Exercise brief:
Please give again, word for word, the lines that lie between the start of the listing below and the line with "Metric: train images/sec", both included.

The records:
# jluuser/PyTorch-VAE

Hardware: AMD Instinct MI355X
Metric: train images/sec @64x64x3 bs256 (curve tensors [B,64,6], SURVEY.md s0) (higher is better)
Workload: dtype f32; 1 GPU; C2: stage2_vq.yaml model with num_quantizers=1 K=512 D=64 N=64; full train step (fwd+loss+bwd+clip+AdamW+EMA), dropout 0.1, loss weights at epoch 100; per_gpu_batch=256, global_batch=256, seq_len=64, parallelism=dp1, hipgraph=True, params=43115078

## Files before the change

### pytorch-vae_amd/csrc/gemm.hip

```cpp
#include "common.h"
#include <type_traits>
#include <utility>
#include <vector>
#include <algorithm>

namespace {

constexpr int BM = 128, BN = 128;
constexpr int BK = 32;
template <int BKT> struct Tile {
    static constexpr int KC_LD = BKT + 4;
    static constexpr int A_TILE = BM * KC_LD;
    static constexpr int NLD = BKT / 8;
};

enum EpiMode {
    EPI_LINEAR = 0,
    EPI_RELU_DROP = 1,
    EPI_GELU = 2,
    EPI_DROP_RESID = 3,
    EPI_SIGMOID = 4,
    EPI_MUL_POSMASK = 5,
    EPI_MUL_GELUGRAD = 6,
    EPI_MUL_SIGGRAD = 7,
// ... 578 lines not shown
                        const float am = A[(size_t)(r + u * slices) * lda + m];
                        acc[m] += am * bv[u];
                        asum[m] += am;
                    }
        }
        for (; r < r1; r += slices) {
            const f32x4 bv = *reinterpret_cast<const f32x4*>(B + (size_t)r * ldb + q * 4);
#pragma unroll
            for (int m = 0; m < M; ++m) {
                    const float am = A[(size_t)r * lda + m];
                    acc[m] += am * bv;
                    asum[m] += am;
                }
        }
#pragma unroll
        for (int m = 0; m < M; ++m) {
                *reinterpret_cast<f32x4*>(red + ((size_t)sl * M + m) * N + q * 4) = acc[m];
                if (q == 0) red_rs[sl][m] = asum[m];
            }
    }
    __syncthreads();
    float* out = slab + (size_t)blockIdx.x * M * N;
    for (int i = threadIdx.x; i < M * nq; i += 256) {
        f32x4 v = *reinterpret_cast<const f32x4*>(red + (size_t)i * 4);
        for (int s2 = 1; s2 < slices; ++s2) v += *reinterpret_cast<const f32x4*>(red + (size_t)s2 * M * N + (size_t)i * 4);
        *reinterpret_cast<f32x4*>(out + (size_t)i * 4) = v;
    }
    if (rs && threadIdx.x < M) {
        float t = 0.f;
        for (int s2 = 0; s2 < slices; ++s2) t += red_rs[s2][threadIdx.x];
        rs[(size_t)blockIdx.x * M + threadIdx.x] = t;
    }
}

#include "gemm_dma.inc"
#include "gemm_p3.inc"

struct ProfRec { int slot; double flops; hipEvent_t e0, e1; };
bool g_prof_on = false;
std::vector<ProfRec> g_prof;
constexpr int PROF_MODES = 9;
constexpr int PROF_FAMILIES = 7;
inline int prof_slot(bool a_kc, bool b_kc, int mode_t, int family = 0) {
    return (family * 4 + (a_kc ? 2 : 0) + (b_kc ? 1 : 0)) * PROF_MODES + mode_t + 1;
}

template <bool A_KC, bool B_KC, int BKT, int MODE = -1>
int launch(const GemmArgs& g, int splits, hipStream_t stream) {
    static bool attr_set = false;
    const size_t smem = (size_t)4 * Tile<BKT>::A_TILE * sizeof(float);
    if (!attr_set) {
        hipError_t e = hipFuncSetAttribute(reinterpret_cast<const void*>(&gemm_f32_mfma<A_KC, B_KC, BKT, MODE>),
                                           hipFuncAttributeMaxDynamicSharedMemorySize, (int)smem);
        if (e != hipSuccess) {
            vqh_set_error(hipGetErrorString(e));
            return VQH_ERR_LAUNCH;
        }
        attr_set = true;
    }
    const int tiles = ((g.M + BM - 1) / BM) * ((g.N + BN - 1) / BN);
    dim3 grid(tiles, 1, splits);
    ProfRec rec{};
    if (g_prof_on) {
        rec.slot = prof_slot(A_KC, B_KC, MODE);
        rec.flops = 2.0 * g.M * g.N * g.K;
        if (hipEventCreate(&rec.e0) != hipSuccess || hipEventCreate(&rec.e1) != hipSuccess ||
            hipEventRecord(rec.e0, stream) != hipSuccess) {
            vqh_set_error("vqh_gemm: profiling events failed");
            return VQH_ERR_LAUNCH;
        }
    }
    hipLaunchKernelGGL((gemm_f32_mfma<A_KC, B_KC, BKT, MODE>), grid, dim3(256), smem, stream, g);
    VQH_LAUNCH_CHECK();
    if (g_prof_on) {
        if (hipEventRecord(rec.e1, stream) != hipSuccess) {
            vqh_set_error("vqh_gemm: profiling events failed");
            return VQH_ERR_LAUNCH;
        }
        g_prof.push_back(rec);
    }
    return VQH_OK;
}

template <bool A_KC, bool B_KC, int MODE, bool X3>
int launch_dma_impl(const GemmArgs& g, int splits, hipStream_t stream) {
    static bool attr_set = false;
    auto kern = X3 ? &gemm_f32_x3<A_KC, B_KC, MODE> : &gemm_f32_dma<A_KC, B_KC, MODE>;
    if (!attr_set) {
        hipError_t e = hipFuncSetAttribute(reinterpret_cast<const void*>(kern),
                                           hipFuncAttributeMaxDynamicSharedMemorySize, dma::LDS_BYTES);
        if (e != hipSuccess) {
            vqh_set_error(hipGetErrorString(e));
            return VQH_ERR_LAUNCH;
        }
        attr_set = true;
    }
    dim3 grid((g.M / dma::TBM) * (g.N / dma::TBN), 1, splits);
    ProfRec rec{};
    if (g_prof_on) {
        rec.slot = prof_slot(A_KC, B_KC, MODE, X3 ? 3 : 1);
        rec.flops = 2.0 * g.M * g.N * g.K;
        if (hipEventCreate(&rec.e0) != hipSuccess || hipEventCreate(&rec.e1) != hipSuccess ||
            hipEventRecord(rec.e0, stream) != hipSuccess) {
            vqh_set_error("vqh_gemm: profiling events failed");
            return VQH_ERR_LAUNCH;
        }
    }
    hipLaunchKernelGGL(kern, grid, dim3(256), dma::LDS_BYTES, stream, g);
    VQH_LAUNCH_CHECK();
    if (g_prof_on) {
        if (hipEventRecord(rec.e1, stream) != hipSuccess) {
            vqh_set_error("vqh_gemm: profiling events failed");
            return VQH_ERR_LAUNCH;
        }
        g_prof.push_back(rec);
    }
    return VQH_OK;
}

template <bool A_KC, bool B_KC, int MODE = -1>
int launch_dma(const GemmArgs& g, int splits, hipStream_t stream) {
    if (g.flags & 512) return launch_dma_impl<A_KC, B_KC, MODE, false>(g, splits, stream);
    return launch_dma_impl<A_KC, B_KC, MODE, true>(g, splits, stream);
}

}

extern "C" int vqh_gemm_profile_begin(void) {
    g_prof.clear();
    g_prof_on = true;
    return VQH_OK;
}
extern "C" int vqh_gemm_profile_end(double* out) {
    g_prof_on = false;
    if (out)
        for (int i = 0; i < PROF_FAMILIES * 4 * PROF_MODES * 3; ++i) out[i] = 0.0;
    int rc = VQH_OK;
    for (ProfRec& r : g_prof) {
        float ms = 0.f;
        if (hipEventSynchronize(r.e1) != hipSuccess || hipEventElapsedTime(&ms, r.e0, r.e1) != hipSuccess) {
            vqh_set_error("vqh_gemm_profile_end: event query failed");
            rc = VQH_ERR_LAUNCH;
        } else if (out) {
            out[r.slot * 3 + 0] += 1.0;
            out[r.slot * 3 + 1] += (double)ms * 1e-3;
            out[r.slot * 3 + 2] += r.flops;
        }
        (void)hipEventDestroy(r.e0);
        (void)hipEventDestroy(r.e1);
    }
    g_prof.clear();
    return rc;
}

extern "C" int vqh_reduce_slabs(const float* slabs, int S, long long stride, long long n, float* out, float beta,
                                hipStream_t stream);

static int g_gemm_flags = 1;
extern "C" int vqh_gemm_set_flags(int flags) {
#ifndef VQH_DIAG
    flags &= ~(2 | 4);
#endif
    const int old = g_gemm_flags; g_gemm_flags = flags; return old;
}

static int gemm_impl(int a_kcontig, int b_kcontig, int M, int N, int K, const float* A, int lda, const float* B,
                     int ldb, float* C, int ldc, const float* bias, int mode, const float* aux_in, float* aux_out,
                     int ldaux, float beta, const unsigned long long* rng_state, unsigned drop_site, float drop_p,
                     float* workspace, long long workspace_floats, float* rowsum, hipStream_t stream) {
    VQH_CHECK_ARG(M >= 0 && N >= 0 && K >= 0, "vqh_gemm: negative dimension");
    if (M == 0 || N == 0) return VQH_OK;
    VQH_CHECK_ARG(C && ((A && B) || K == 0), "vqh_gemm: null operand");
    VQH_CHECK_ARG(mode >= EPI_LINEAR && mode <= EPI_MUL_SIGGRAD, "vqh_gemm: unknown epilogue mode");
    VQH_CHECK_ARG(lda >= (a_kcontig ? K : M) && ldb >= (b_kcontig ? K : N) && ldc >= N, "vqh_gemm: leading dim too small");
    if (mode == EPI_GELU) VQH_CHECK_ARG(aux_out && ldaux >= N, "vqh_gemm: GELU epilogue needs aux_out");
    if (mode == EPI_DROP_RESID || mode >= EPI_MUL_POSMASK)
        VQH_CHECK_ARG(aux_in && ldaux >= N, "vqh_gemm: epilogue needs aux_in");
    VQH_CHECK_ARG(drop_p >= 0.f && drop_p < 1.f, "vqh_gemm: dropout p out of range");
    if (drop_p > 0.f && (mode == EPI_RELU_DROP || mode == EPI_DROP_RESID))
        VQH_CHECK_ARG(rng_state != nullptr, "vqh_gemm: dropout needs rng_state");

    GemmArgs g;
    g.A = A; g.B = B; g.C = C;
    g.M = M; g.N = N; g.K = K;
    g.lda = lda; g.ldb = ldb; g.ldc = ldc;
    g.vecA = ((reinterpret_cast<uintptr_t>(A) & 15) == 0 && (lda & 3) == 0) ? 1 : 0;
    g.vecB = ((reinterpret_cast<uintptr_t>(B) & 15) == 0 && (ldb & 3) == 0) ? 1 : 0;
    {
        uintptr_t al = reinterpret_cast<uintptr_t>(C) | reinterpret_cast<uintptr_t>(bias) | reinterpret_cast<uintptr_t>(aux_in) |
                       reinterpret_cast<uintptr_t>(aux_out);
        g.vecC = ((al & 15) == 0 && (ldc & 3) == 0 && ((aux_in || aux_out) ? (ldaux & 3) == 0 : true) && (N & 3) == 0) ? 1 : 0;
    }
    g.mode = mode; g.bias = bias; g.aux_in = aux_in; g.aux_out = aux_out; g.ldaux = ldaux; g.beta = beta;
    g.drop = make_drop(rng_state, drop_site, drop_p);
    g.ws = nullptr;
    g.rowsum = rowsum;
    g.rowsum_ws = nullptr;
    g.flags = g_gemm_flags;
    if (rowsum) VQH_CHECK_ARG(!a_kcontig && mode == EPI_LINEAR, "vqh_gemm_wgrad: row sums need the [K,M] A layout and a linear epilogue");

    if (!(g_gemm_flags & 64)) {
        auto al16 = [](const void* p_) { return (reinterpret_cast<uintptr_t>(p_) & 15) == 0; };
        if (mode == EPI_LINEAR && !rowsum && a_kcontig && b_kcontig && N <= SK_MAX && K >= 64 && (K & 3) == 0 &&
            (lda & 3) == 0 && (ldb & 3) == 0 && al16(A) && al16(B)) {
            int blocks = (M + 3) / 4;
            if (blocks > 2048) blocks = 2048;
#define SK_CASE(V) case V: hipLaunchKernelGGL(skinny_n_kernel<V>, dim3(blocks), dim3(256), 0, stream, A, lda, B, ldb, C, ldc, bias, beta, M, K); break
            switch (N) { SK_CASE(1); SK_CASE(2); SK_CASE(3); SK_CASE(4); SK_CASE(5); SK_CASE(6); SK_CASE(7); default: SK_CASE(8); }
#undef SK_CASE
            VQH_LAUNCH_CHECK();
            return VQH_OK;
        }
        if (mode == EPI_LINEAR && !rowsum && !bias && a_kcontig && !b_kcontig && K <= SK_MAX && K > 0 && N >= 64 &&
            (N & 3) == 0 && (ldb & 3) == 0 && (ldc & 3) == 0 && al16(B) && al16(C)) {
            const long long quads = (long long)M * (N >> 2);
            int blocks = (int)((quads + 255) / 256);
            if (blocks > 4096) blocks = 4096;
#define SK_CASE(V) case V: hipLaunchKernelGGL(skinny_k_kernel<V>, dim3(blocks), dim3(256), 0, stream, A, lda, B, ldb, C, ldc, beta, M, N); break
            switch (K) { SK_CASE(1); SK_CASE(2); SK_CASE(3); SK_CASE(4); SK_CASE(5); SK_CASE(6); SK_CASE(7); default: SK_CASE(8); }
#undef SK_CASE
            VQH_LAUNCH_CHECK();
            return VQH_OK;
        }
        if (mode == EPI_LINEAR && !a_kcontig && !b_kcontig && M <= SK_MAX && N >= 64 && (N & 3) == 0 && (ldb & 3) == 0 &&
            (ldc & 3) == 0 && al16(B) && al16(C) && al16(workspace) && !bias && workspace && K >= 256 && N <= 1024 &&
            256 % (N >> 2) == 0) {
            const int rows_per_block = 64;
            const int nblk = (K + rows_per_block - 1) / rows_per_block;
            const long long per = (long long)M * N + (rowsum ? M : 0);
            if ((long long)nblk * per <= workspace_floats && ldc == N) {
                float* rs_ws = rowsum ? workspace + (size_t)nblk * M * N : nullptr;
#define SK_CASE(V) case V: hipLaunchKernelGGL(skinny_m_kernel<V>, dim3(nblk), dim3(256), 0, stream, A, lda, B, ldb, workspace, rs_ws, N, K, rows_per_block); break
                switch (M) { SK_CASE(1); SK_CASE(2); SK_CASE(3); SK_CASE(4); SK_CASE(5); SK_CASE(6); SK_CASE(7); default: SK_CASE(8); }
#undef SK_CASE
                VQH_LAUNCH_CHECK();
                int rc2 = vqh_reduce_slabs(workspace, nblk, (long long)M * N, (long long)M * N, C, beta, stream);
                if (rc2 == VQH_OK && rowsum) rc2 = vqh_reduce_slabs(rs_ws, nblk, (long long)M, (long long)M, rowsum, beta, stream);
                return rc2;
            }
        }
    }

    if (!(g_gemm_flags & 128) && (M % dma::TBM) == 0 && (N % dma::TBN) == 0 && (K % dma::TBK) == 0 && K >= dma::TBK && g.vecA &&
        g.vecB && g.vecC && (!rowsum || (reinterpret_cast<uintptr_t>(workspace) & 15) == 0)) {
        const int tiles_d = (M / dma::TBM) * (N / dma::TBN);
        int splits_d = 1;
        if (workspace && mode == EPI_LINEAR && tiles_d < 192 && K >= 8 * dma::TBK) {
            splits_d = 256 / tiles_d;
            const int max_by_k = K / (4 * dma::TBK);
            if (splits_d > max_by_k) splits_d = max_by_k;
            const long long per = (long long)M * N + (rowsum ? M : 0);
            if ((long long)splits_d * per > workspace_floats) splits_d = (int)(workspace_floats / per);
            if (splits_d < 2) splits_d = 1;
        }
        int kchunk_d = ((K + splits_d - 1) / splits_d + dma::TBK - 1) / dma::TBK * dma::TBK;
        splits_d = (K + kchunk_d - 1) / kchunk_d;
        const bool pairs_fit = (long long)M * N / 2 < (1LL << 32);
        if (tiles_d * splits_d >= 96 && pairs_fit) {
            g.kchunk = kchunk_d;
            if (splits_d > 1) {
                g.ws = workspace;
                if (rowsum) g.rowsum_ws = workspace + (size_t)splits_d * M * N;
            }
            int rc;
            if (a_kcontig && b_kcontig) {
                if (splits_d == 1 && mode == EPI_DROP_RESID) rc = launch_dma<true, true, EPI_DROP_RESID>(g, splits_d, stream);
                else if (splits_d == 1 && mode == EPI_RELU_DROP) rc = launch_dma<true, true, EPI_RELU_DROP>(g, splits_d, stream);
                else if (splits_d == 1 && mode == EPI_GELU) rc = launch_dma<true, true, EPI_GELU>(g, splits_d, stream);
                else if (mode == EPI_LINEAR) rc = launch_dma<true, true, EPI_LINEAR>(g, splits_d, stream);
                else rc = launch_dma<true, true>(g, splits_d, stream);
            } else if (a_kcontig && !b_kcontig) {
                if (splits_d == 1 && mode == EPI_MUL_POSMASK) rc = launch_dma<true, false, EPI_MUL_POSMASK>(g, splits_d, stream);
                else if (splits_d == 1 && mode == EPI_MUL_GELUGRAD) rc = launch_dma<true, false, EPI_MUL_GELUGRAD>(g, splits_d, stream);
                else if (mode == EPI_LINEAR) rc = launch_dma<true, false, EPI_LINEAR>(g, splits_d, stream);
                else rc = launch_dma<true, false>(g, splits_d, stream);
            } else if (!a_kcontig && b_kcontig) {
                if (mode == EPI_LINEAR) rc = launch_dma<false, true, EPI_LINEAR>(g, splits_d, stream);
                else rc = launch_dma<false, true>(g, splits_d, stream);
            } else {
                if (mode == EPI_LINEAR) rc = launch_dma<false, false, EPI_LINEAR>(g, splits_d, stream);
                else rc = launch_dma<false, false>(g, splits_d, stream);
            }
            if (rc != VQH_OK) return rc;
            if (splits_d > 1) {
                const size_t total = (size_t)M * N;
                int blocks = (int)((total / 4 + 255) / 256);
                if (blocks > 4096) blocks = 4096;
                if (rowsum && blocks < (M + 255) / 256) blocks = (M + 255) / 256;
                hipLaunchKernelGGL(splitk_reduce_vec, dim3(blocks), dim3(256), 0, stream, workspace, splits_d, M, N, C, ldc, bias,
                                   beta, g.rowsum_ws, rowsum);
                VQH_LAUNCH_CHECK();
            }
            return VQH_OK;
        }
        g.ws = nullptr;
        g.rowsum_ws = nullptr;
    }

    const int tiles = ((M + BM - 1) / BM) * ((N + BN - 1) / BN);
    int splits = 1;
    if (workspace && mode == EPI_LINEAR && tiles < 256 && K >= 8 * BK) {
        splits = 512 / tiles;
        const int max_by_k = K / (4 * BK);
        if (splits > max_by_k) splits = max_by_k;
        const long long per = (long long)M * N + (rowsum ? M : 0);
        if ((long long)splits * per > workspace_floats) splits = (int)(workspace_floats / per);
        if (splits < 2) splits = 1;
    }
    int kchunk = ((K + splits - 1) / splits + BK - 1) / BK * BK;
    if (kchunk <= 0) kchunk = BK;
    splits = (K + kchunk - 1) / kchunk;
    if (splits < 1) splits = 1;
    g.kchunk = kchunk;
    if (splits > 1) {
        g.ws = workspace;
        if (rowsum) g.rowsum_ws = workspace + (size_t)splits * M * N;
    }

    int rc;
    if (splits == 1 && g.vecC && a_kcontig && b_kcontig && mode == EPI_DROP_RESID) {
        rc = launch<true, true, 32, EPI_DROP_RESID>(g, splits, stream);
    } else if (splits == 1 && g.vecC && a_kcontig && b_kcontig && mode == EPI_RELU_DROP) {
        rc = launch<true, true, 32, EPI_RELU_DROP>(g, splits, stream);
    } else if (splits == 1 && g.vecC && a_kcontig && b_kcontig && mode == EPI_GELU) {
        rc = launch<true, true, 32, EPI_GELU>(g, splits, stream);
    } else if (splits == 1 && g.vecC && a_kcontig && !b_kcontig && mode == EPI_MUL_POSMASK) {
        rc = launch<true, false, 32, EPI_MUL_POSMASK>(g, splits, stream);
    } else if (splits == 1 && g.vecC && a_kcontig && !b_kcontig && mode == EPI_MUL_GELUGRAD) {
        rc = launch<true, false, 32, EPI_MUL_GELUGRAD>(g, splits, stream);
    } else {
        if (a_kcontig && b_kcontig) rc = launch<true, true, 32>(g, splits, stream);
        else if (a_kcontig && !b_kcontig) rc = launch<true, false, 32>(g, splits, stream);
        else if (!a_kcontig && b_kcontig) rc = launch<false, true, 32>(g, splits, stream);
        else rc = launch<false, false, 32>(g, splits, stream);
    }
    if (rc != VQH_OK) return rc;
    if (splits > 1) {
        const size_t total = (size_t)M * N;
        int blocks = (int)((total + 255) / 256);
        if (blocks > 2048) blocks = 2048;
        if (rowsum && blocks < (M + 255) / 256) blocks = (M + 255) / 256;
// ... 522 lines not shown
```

Your response:
# jluuser/PyTorch-VAE

Hardware: AMD Instinct MI355X
Metric: train images/sec @64x64x3 bs256 (curve tensors [B,64,6], SURVEY.md s0) (higher is better)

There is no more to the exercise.